___ Records for this task ___

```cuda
cudaError_t launch_adaptive_revive(const uint64_t* dev_keys, size_t m, uint32_t* dev_mask, cudaStream_t s,
                                   LaunchCounter* launches) {
  if (m == 0) return cudaSuccess;
  adaptive_revive_kernel<<<(unsigned)((m + 255) / 256), 256, 0, s>>>(dev_keys, (unsigned)m, dev_mask);
  ++*launches;
  return cudaGetLastError();
}

cudaError_t launch_topk_from_distances(const float* dev_dist, size_t n, size_t k, uint64_t* dev_keys,
                                       Workspace& ws, cudaStream_t s, LaunchCounter* launches) {
  return launch_topk_from_scores(dev_dist, 0, n, 0, k, dev_keys, ws, s, launches, nullptr, nullptr, 1, 1);
}

namespace {

constexpr int SC_VPT = 16;
constexpr int SC_TILE = SCAN_THREADS * SC_VPT;
constexpr int SC_U = 8;
constexpr int RS_WARPS = 4;

struct ScreenArgs {
  PdxSketch sk;
  unsigned long long ld;
  unsigned n, d, ld16, n_tiles, index_base;
  int k;
  const float* query;
  const float* norms;
  float gamma, eta, nu;
  uint64_t* partials;
  uint64_t* group_partials;
  unsigned* tickets;
  uint64_t* tkeys;
  float* opt;
  float* pess;
  unsigned* ctl;
};

struct alignas(16) ScreenQuery {
  float qn_ref, qn_up;
  float qq_lo, qq_hi;
  float q128;
  float e1;
  float gq;
  float unscale;
  unsigned wmax[SCAN_THREADS / 32];
};

template <int MODE>
__device__ __forceinline__ void screen_bounds(float acc, float s, float r, float nv, const ScreenQuery& c,
                                              const ScreenArgs& a, float& lower, float& upper) {
  const float g = a.gamma;
  const float v_up = __fmul_ru(__fadd_ru(__fmul_ru(nv, 1.0f + 0x1p-23f), a.nu), __fadd_ru(1.0f, g));
  if (!(__fmul_ru(c.qn_up, v_up) <= 0x1p100f)) {
    lower = -INFINITY;
    upper = INFINITY;
    return;
  }
  const float m_lo = __fsub_rd(__fsub_rd(__fmul_rd(acc, c.unscale), c.q128), c.e1);
  const float m_hi = __fadd_ru(__fsub_ru(__fmul_ru(acc, c.unscale), c.q128), c.e1);
  const float qr = __fmul_ru(c.qn_up, r);
  const float x_lo = __fsub_rd(__fmul_rd(s, m_lo), qr);
  const float x_hi = __fadd_ru(__fmul_ru(s, m_hi), qr);
  if (MODE == PDX_L2) {
    const float n_lo = __fmul_rd(nv, 1.0f - 0x1p-23f);
    const float vv_lo = fmaxf(0.0f, __fmul_rd(__fsub_rd(__fmul_rd(n_lo, n_lo), a.eta), __fsub_rd(1.0f, g)));
    const float l_lo = fmaxf(0.0f, __fadd_rd(__fsub_rd(c.qq_lo, 2.0f * x_hi), vv_lo));
    const float l_hi = __fadd_ru(__fsub_ru(c.qq_hi, 2.0f * x_lo), __fmul_ru(v_up, v_up));
    lower = fmaxf(0.0f, __fsub_rd(__fmul_rd(l_lo, __fsub_rd(1.0f, g)), a.eta));
    upper = __fadd_ru(__fmul_ru(l_hi, __fadd_ru(1.0f, g)), a.eta);
    if (!(upper <= 3.0e38f)) { lower = -INFINITY; upper = INFINITY; }
    return;
  }
  const float e = __fmaf_ru(c.gq, v_up, a.eta);
  lower = __fsub_rd(x_lo, e);
  upper = __fadd_ru(x_hi, e);
  if (MODE == PDX_COSINE_FUSED) {
    if (!(nv > NORM_EPS)) {
      lower = upper = 0.0f;
      return;
    }
    const float p = __fmul_rn(c.qn_ref, nv);
    lower = __fdiv_rd(lower, p);
    upper = __fdiv_ru(upper, p);
  }
}

template <int MODE, int R>
__global__ void __launch_bounds__(SCAN_THREADS) pdx_screen_kernel(const ScreenArgs a) {
  extern __shared__ __align__(16) unsigned char smem_raw[];
  const unsigned d_pad = (a.d + 31u) / 32u * 32u;
  float* sq = reinterpret_cast<float*>(smem_raw);
  float* sqs = sq + d_pad;
  ScreenQuery* sc = reinterpret_cast<ScreenQuery*>(sqs + d_pad);
  uint64_t* smem_keys = reinterpret_cast<uint64_t*>(sc + 1);
  const int lane = threadIdx.x & 31;
  unsigned mb = 0;
  for (unsigned dd = threadIdx.x; dd < d_pad; dd += blockDim.x) {
    const float x = dd < a.d ? a.query[dd] : 0.0f;
    sq[dd] = x;
    mb = max(mb, __float_as_uint(x) & 0x7FFFFFFFu);
  }
  mb = __reduce_max_sync(FULL_MASK, mb);
  if (lane == 0) sc->wmax[threadIdx.x >> 5] = mb;
  __syncthreads();
#pragma unroll
  for (int w = 0; w < SCAN_THREADS / 32; ++w) mb = max(mb, sc->wmax[w]);
  if (!(mb >= 0x0D800000u && mb <= 0x71800000u)) {
    if (threadIdx.x == 0) a.ctl[1] = 1u;
    return;
  }
  const int p = 253 - (int)(mb >> 23);
  const float f1 = __uint_as_float((unsigned)(p / 2 + 127) << 23), f2 = __uint_as_float((unsigned)(p - p / 2 + 127) << 23);
  for (unsigned dd = threadIdx.x; dd < d_pad; dd += blockDim.x) sqs[dd] = __fmul_rn(__fmul_rn(sq[dd], f1), f2);
  __syncthreads();
  if (threadIdx.x == SCAN_THREADS - 1) {
    float ss = 0.0f, su = 0.0f, sl = 0.0f, qs = 0.0f, sa = 0.0f;
    for (unsigned dd = 0; dd < a.d; ++dd) {
      const float x = sq[dd];
      ss = __fadd_rn(ss, __fmul_rn(x, x));
      su = __fmaf_ru(x, x, su);
      sl = __fmaf_rd(x, x, sl);
      qs = __fadd_rn(qs, x);
      sa = __fadd_ru(sa, fabsf(x));
    }
    const float us = __uint_as_float((unsigned)(276 - p) << 23);
    sc->qn_ref = __fsqrt_rn(ss);
    sc->qn_up = __fsqrt_ru(su);
    sc->qq_lo = sl;
    sc->qq_hi = su;
    sc->q128 = 128.0f * qs;
    sc->e1 = __fadd_ru(__fmul_ru(a.gamma, __fmul_ru(383.0f, sa)), __fmul_ru(__uint_as_float(a.d), us));
    sc->gq = __fmul_ru(a.gamma, sc->qn_up);
    sc->unscale = us;
  }
  bool qn_visible = false;
  WarpList<R> lists[1];
  lists[0].init();
  uint64_t thr = KEY_SENTINEL;

  for (unsigned tile = blockIdx.x; tile < a.n_tiles; tile += gridDim.x) {
    const unsigned i0 = tile * SC_TILE + threadIdx.x * SC_VPT;
    const bool active = i0 < a.ld16;
    uint64_t acc[SC_VPT / 2];
#pragma unroll
    for (int j = 0; j < SC_VPT / 2; ++j) acc[j] = 0;
    auto step = [&](const uint4& w, float q) {
      const uint64_t q2 = pack2(q, q);
      const unsigned x[4] = {w.x, w.y, w.z, w.w};
#pragma unroll
      for (int t = 0; t < 4; ++t) {
        const float b0 = __uint_as_float(__byte_perm(x[t], 0u, 0x4440u)), b1 = __uint_as_float(__byte_perm(x[t], 0u, 0x4441u));
        const float b2 = __uint_as_float(__byte_perm(x[t], 0u, 0x4442u)), b3 = __uint_as_float(__byte_perm(x[t], 0u, 0x4443u));
        acc[2 * t] = fma2_rn(q2, pack2(b0, b1), acc[2 * t]);
        acc[2 * t + 1] = fma2_rn(q2, pack2(b2, b3), acc[2 * t + 1]);
      }
    };
    if (active) {
      const uint8_t* p = a.sk.codes + pdx_sketch_off(a.ld, 0, i0);
      const size_t next = pdx_sketch_off(a.ld, 1, 0);
      unsigned dd = 0;
      for (; dd + SC_U <= a.d; dd += SC_U) {
        uint4 w[SC_U];
#pragma unroll
        for (int u = 0; u < SC_U; ++u) w[u] = ldg_stream_u4(reinterpret_cast<const uint4*>(p + u * next));
        p += SC_U * next;
#pragma unroll
        for (int u = 0; u < SC_U; ++u) step(w[u], sqs[dd + u]);
      }
      for (; dd < a.d; ++dd, p += next) step(ldg_stream_u4(reinterpret_cast<const uint4*>(p)), sqs[dd]);
    }
    if (!qn_visible) {
      __syncthreads();
      qn_visible = true;
      const float qr = sc->qn_ref, qu = sc->qn_up;
      if (!(qu <= 0x1p100f) || (MODE == PDX_COSINE_FUSED && !(qr >= NORM_EPS))) {
        if (threadIdx.x == 0) a.ctl[1] = 1u;
        return;
      }
    }
#pragma unroll
    for (int h = 0; h < SC_VPT / 4; ++h) {
      const unsigned ih = i0 + 4 * h;
      float lo[4] = {0.0f, 0.0f, 0.0f, 0.0f}, up[4] = {0.0f, 0.0f, 0.0f, 0.0f};
      if (active) {
        const float4 s4 = *reinterpret_cast<const float4*>(a.sk.scale + ih);
        const float4 r4 = *reinterpret_cast<const float4*>(a.sk.resid + ih);
        const float4 n4 = *reinterpret_cast<const float4*>(a.norms + ih);
        const float s[4] = {s4.x, s4.y, s4.z, s4.w}, r[4] = {r4.x, r4.y, r4.z, r4.w}, nv[4] = {n4.x, n4.y, n4.z, n4.w};
        float x[4];
        unpack2(acc[2 * h], x[0], x[1]);
        unpack2(acc[2 * h + 1], x[2], x[3]);
#pragma unroll
        for (int j = 0; j < 4; ++j) screen_bounds<MODE>(x[j], s[j], r[j], nv[j], *sc, a, lo[j], up[j]);
        const float* ob = (MODE == PDX_L2) ? lo : up;
        *reinterpret_cast<float4*>(a.opt + ih) = make_float4(ob[0], ob[1], ob[2], ob[3]);
        if (a.pess) {
          const float* pb = (MODE == PDX_L2) ? up : lo;
          for (int j = 0; j < 4; ++j) a.pess[ih + j] = pb[j];
        }
      }
#pragma unroll
      for (int j = 0; j < 4; ++j) {
        const unsigned i = ih + j;
        const uint64_t key = (MODE == PDX_L2) ? make_key_asc(up[j], a.index_base + i) : make_key_desc(lo[j], a.index_base + i);
        lists[0].offer(key, active && i < a.n, thr, a.k, lane);
      }
    }
  }
  block_finish<R, 1>(lists, 1, a.k, smem_keys, a.partials, a.group_partials, a.tkeys, a.tickets);
}

__global__ void __launch_bounds__(SCAN_THREADS) screen_compact_kernel(const float* __restrict__ opt, unsigned n, int l2,
                                                                      const uint64_t* __restrict__ tkeys, int k,
                                                                      unsigned index_base, uint32_t* __restrict__ cand,
                                                                      unsigned* ctl) {
  if (ctl[1]) return;
  const uint64_t kth = tkeys[k - 1];
  float t;
  if (kth == KEY_SENTINEL) t = l2 ? INFINITY : -INFINITY;
  else t = __uint_as_float(order_bits_to_f32_bits(l2 ? (uint32_t)(kth >> 32) : ~(uint32_t)(kth >> 32)));
  const int lane = threadIdx.x & 31;
  const unsigned stride = gridDim.x * blockDim.x, n_round = (n + 31u) / 32u * 32u;
  for (unsigned i = blockIdx.x * blockDim.x + threadIdx.x; i < n_round; i += stride) {
    bool hit = false;
    if (i < n) {
      const float b = opt[i];
      hit = l2 ? !(b > t) : !(b < t);
    }
    const unsigned m = __ballot_sync(FULL_MASK, hit);
    if (!m) continue;
    unsigned base = 0;
    if (lane == 0) base = atomicAdd(&ctl[0], (unsigned)__popc(m));
    base = __shfl_sync(FULL_MASK, base, 0);
    const unsigned pos = base + __popc(m & ((1u << lane) - 1u));
    if (hit && pos < SCREEN_CAP) cand[pos] = index_base + i;
  }
}

template <int MODE>
__global__ void __launch_bounds__(RS_WARPS * 32) screen_rescore_kernel(const PdxView v, const float* __restrict__ query,
                                                                       const float* __restrict__ norms,
                                                                       const uint32_t* __restrict__ cand,
                                                                       unsigned* ctl, uint64_t* __restrict__ keys) {
  extern __shared__ __align__(16) unsigned char smem_raw[];
  const unsigned d = (unsigned)v.d, d_pad = (d + 3u) & ~3u;
  const int warp = threadIdx.x >> 5, lane = threadIdx.x & 31;
  float* sq = reinterpret_cast<float*>(smem_raw) + (size_t)2 * d_pad * warp;
  float* buf = sq + d_pad;
  const unsigned j = blockIdx.x * RS_WARPS + warp;
  const unsigned cnt = ctl[0], stop = ctl[1];
  if (j == 0 && lane == 0 && cnt > SCREEN_CAP) ctl[1] = 1u;
  if (stop || j >= min(cnt, (unsigned)SCREEN_CAP)) {
    if (lane == 0) keys[j] = KEY_SENTINEL;
    return;
  }
  for (unsigned dd = lane; dd < d; dd += 32) sq[dd] = query[dd];
  const unsigned gid = cand[j], i = gid - v.index_base;
  for (unsigned dd = lane; dd < d; dd += 32) buf[dd] = pdx_load1(v, (size_t)dd * v.ld + i);
  __syncwarp();
  if (lane != 0) return;
  float acc = 0.0f, qss = 0.0f;
  for (unsigned dd = 0; dd < d; ++dd) {
    const float q = sq[dd], x = buf[dd];
    accumulate<MODE == PDX_COSINE_FUSED ? PDX_DOT : MODE>(q, x, acc);
    if (MODE == PDX_COSINE_FUSED) qss = __fadd_rn(qss, __fmul_rn(q, q));
  }
  float sc = acc;
  if (MODE == PDX_COSINE_FUSED) {
    const float qn = __fsqrt_rn(qss), nrm = norms[i];
    sc = (!(qn < NORM_EPS) && nrm > NORM_EPS) ? __fdiv_rn(acc, __fmul_rn(qn, nrm)) : 0.0f;
  }
  keys[j] = MODE == PDX_L2 ? make_key_asc(sc, gid) : make_key_desc(sc, gid);
}

ScreenArgs screen_args(const PdxView& v, const float* dev_norms, const PdxSketch& sk, const float* dev_query, size_t k,
                       Workspace& ws) {
  ScreenArgs a{};
  a.sk = sk;
  a.ld = v.ld;
  a.n = (unsigned)v.n;
  a.d = (unsigned)v.d;
  a.ld16 = (unsigned)std::min<size_t>(v.ld, (v.n + 15) / 16 * 16);
  a.n_tiles = (unsigned)(((size_t)a.ld16 + SC_TILE - 1) / SC_TILE);
  a.index_base = v.index_base;
  a.k = (int)k;
  a.query = dev_query;
  a.norms = dev_norms;
  const double du = (double)(v.d + 2) * 0x1p-24;
  a.gamma = (float)(du / (1.0 - du)) * (1.0f + 0x1p-20f);
  a.eta = (float)((double)v.d * 0x1p-148) * (1.0f + 0x1p-20f) + 0x1p-149f;
  a.nu = (float)std::sqrt((double)v.d * 0x1p-149) * (1.0f + 0x1p-20f);
  a.partials = ws.partials;
  a.group_partials = ws.group_partials;
  a.tickets = ws.tickets;
  a.tkeys = ws.sc_keys + SCREEN_CAP;
  a.opt = ws.sc_bounds;
  a.ctl = ws.sc_ctl;
  return a;
}

template <int MODE, int R>
cudaError_t launch_screen(const ScreenArgs& a, int num_sms, cudaStream_t s) {
  auto kern = pdx_screen_kernel<MODE, R>;
  const size_t smem = (size_t)2 * ((a.d + 31u) / 32u * 32u) * sizeof(float) + sizeof(ScreenQuery) +
                      (size_t)(SCAN_THREADS / 32) * a.k * sizeof(uint64_t);
  static size_t smem_set_dev[16] = {};
  size_t& smem_set = smem_set_dev[current_device_slot()];
  if (smem > 48 * 1024 && smem > smem_set) {
    cudaError_t e = cudaFuncSetAttribute(kern, cudaFuncAttributeMaxDynamicSharedMemorySize, (int)smem);
    if (e != cudaSuccess) return e;
    smem_set = smem;
  }
  int occ = 0;
  cudaError_t e = cudaOccupancyMaxActiveBlocksPerMultiprocessor(&occ, kern, SCAN_THREADS, smem);
  if (e != cudaSuccess) return e;
  if (occ < 1) return cudaErrorInvalidConfiguration;
  kern<<<balanced_grid(a.n_tiles, (unsigned)occ * (unsigned)num_sms), SCAN_THREADS, smem, s>>>(a);
  return cudaGetLastError();
}

cudaError_t launch_screen_mode(int mode, const ScreenArgs& a, int num_sms, cudaStream_t s) {
  const bool big = a.k > 32;
  switch (mode) {
    case PDX_DOT: return big ? launch_screen<PDX_DOT, 4>(a, num_sms, s) : launch_screen<PDX_DOT, 1>(a, num_sms, s);
    case PDX_COSINE_FUSED:
      return big ? launch_screen<PDX_COSINE_FUSED, 4>(a, num_sms, s) : launch_screen<PDX_COSINE_FUSED, 1>(a, num_sms, s);
    case PDX_L2: return big ? launch_screen<PDX_L2, 4>(a, num_sms, s) : launch_screen<PDX_L2, 1>(a, num_sms, s);
  }
  return cudaErrorInvalidValue;
}

}

cudaError_t launch_pdx_knn_screened(const PdxView& v, int mode, const float* dev_norms, const PdxSketch& sk,
                                    const float* dev_query, size_t k, uint64_t* dev_keys, Workspace& ws, cudaStream_t s,
                                    LaunchCounter* launches) {
  if (!v.hi || !sk.codes || k == 0 || k > 128 || v.d == 0 || v.d > SCREEN_MAX_D || v.n < k || ws.sc_bounds_cap < v.ld)
    return cudaErrorInvalidValue;
  const ScreenArgs a = screen_args(v, dev_norms, sk, dev_query, k, ws);
  cudaError_t e = cudaMemsetAsync(ws.sc_ctl, 0, 2 * sizeof(unsigned), s);
  if (e != cudaSuccess) return e;
  if ((e = launch_screen_mode(mode, a, ws.num_sms, s)) != cudaSuccess) return e;
  screen_compact_kernel<<<(unsigned)std::min<size_t>((v.n + SCAN_THREADS - 1) / SCAN_THREADS, (size_t)ws.num_sms * 8), SCAN_THREADS, 0, s>>>(
      ws.sc_bounds, (unsigned)v.n, mode == PDX_L2, a.tkeys, (int)k, v.index_base, ws.sc_cand, ws.sc_ctl);
  const size_t rs_smem = (size_t)(2 * RS_WARPS) * ((v.d + 3) & ~(size_t)3) * sizeof(float);
#define INNR_RESCORE(MODE)                                                                                              \
  {                                                                                                                     \
    auto kern = screen_rescore_kernel<MODE>;                                                                            \
    if (rs_smem > 48 * 1024 && (e = cudaFuncSetAttribute(kern, cudaFuncAttributeMaxDynamicSharedMemorySize, (int)rs_smem)) != cudaSuccess) \
      return e;                                                                                                         \
    kern<<<(unsigned)(SCREEN_CAP / RS_WARPS), RS_WARPS * 32, rs_smem, s>>>(v, dev_query, dev_norms, ws.sc_cand, ws.sc_ctl, ws.sc_keys); \
  }
  if (mode == PDX_DOT) INNR_RESCORE(PDX_DOT)
  else if (mode == PDX_L2) INNR_RESCORE(PDX_L2)
  else INNR_RESCORE(PDX_COSINE_FUSED)
#undef INNR_RESCORE
  *launches += 3;
  if ((e = cudaGetLastError()) != cudaSuccess) return e;
  if ((e = launch_topk_from_scores(ws.sc_keys, 3, SCREEN_CAP, 0, k, dev_keys, ws, s, launches)) != cudaSuccess) return e;
  return launch_pdx_knn(v, mode, dev_query, 1, k, dev_keys, ws, s, launches, ws.sc_ctl + 1);
}

cudaError_t launch_pdx_screen_debug_bounds(const PdxView& v, int mode, const float* dev_norms, const PdxSketch& sk,
                                           const float* dev_query, float* host_lower, float* host_upper, Workspace& ws,
                                           cudaStream_t s, LaunchCounter* launches) {
  if (!v.hi || !sk.codes || v.n == 0 || v.d == 0 || v.d > SCREEN_MAX_D || 2 * v.ld > ws.sc_bounds_cap)
    return cudaErrorInvalidValue;
  ScreenArgs a = screen_args(v, dev_norms, sk, dev_query, 1, ws);
  a.pess = ws.sc_bounds + v.ld;
  cudaError_t e = cudaMemsetAsync(ws.sc_ctl, 0, 2 * sizeof(unsigned), s);
// ... 16 lines not shown
```
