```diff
@@ -441,6 +588,11 @@
     p.splitk = 1;
     const int tw = lb_conv3x3_halo_eligible(p);
     if (halo3_ragged(p, tw)) return tw == 32 ? launch_halo<128, 32, 3, true>(p, stream) : launch_halo<128, 16, 3, true>(p, stream);
+    long units, grid;
+    int split;
+    halo_ksplit_plan(p, units, grid, split);
+    if (split && p.partial != nullptr)
+        return tw == 32 ? launch_halo<128, 32, 3, false, true>(p, stream, grid) : launch_halo<128, 16, 3, false, true>(p, stream, grid);
     return tw == 32 ? launch_halo<128, 32>(p, stream) : launch_halo<128, 16>(p, stream);
 }
 
diff --git a/latentblending_amd/csrc/gemm.hip b/latentblending_amd/csrc/gemm.hip
--- a/latentblending_amd/csrc/gemm.hip
+++ b/latentblending_amd/csrc/gemm.hip
@@ -509,6 +509,10 @@
         if (const int rc = lb_conv3x3_halo_check(p)) return rc;
         LB_DISPATCH("lb_conv3x3_halo_f16", lb_conv3x3_halo_launch(p, s));
     }
+    if (p.flags & LB_GEMM_HALO_KSPLIT) {
+        p.flags &= ~LB_GEMM_HALO_KSPLIT;
+        p.partial = nullptr;
+    }
     LB_REQUIRE(!(p.flags & LB_GEMM_CH_STATS), "lb_gemm_f16: LB_GEMM_CH_STATS is implemented by the halo-tile conv kernels only "
                                               "(check lb_gemm_plan == 6 / lb_conv_halo_plan before asking for it)");
     int tile = 0, splitk = 1;
diff --git a/latentblending_amd/hip/lib.py b/latentblending_amd/hip/lib.py
--- a/latentblending_amd/hip/lib.py
+++ b/latentblending_amd/hip/lib.py
@@ -40,6 +40,7 @@
 GEMM_OUT_F32, GEMM_RES_F32, GEMM_GEGLU, GEMM_TRANS_OUT, GEMM_SILU, GEMM_RELU, GEMM_LN_A = 1, 2, 4, 8, 16, 32, 64
 GEMM_QUICK_GELU, GEMM_GELU, GEMM_CH_STATS = 128, 256, 512
 GEMM_HALO_RAGGED = 1024
+GEMM_HALO_KSPLIT = 4096
 GEMM_C64 = 2048
 
 _vp, _i, _l, _f, _d = C.c_void_p, C.c_int, C.c_long, C.c_float, C.c_double
@@ -129,8 +130,14 @@
     "lb_conv_halo_set_study": (None, [_i]),
 }
 
+HOST_SIGNATURES = {
+    "lb_conv_halo_ksplit_plan": (None, [C.POINTER(LbGemmParams), C.POINTER(C.c_long), C.POINTER(C.c_long), C.POINTER(C.c_int)]),
+    "lb_conv_halo_ksplit_workspace_bytes": (_l, [C.POINTER(LbGemmParams)]),
+    "lb_conv_halo_set_ksplit": (None, [_i, _i]),
+}
+
 _NO_CHECK = {"lb_version", "lb_last_error_string", "lb_gemm_workspace_bytes", "lb_jpeg_coefficient_count", "lb_jpeg_workspace_bytes",
-             "lb_groupnorm_workspace_bytes", "lb_groupnorm_set_l3_chunk", "lb_conv_halo_set_persistent", "lb_conv_halo_plan", "lb_gemm_ch_stat_rows", "lb_conv_halo_set_study", "lb_gemm_set_tuning", "lb_gemm_set_depth", "lb_gemm_set_variant", "lb_gemm_set_wide_store", "lb_gemm_set_lean_epilogue", "lb_gemm_set_t192_waves8", "lb_gemm_set_kgroups", "lb_gemm_pp_set_group", "lb_gemm_set_pp_auto", "lb_gemm_set_policy", "lb_gemm_set_halo", "lb_attn_set_tuning", "lb_layernorm_set_form", "lb_groupnorm_set_fused", "lb_groupnorm_plan", "lb_slerp_set_study", "lb_program_create",
+             "lb_groupnorm_workspace_bytes", "lb_groupnorm_set_l3_chunk", "lb_conv_halo_set_persistent", "lb_conv_halo_plan","lb_gemm_ch_stat_rows", "lb_conv_halo_set_study", "lb_gemm_set_tuning", "lb_gemm_set_depth", "lb_gemm_set_variant", "lb_gemm_set_wide_store", "lb_gemm_set_lean_epilogue", "lb_gemm_set_t192_waves8", "lb_gemm_set_kgroups", "lb_gemm_pp_set_group", "lb_gemm_set_pp_auto", "lb_gemm_set_policy", "lb_gemm_set_halo", "lb_attn_set_tuning", "lb_layernorm_set_form", "lb_groupnorm_set_fused", "lb_groupnorm_plan", "lb_slerp_set_study", "lb_program_create",
              "lb_program_destroy", "lb_program_recording", "lb_program_num_ops", "lb_program_op_name"}
 
 
@@ -167,6 +174,11 @@
     _fn.restype = _res
     _fn.argtypes = _args
     setattr(api, _name, _fn if _name in _NO_CHECK else _wrap(_name, _fn))
+for _name, (_res, _args) in HOST_SIGNATURES.items():
+    _fn = getattr(_lib, _name)
+    _fn.restype = _res
+    _fn.argtypes = _args
+    setattr(api, _name, _fn)
 for _name, (_res, _args) in STUDY_SIGNATURES.items():
     _fn = getattr(_lib, _name, None)
     if _fn is not None:
diff --git a/latentblending_amd/native/runtime.py b/latentblending_amd/native/runtime.py
--- a/latentblending_amd/native/runtime.py
+++ b/latentblending_amd/native/runtime.py
@@ -127,6 +127,8 @@
         self._retired: List[torch.Tensor] = []
         self.zero_page = torch.zeros(64, dtype=torch.uint8, device=self.device)
         self.ragged_halo = False
+        self.halo_ksplit = True
+        self.ws_ksplit: Optional[torch.Tensor] = None
 
     def _ragged_flag(self, p: LbGemmParams) -> int:
         if not self.ragged_halo or not p.conv or p.KH != 3 or p.KW != 3 or p.stride != 1 or p.scatter or p.ups or p.N <= 16:
@@ -150,6 +152,37 @@
                 self._retired.append(self.ws_gemm)
             self.ws_gemm = torch.empty(max(need, 1 << 22), dtype=F32, device=self.device)
         return self.ws_gemm
+
+    _KSPLIT_COUNTER_BYTES = 1 << 20
+
+    def _halo_ksplit(self, p: LbGemmParams) -> bool:
+        if not self.halo_ksplit or not p.conv or p.KH != 3 or p.KW != 3 or p.stride != 1 or p.scatter or p.ups:
+            return False
+        tile, sk, nb = C.c_int(), C.c_int(), C.c_long()
+        api.lb_gemm_plan(C.byref(p), C.byref(tile), C.byref(sk), C.byref(nb))
+        if tile.value != 6:
+            return False
+        flags = p.flags
+        p.flags = flags | lib.GEMM_HALO_KSPLIT
+        units, grid, split = C.c_long(), C.c_long(), C.c_int()
+        api.lb_conv_halo_ksplit_plan(C.byref(p), C.byref(units), C.byref(grid), C.byref(split))
+        need = int(api.lb_conv_halo_ksplit_workspace_bytes(C.byref(p)))
+        if not split.value or need <= 0:
+            p.flags = flags
+            return False
+        counters = ((units.value // (p.Cin // 64)) * 4 + 255) // 256 * 256
+        slabs = need - counters
+        assert slabs > 0 and slabs % (256 * 128 * 4) == 0, (need, counters)
+        if counters > self._KSPLIT_COUNTER_BYTES:
+            p.flags = flags
+            return False
+        total = self._KSPLIT_COUNTER_BYTES + slabs
+        if self.ws_ksplit is None or self.ws_ksplit.numel() < total:
+            if self.ws_ksplit is not None:
+                self._retired.append(self.ws_ksplit)
+            self.ws_ksplit = torch.zeros(total, dtype=torch.uint8, device=self.device)
+        p.partial = self.ws_ksplit.data_ptr() + self._KSPLIT_COUNTER_BYTES - counters
+        return True
 
     def _gn_ws(self, B: int, groups: int) -> torch.Tensor:
         need = api.lb_groupnorm_workspace_bytes(B, groups) // 8
@@ -197,6 +230,8 @@
             p.partial = _p(self._gemm_ws(M, N))
         if self.ragged_halo:
             p.flags |= self._ragged_flag(p)
+        if conv is not None:
+            self._halo_ksplit(p)
         api.lb_gemm_f16(C.byref(p), _stream())
         mult = 4.0 if p.scatter == 2 else 1.0
         self.gemm_log.append({"M": M, "N": N, "K": K, "flops": mult * 2.0 * M * N * K, "conv": conv is not None,
```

___

• Instructions for the task: I'd like every line with the string "slabs" copied from the listing.

• Problem solution:
+        slabs = need - counters
+        assert slabs > 0 and slabs % (256 * 128 * 4) == 0, (need, counters)
+        total = self._KSPLIT_COUNTER_BYTES + slabs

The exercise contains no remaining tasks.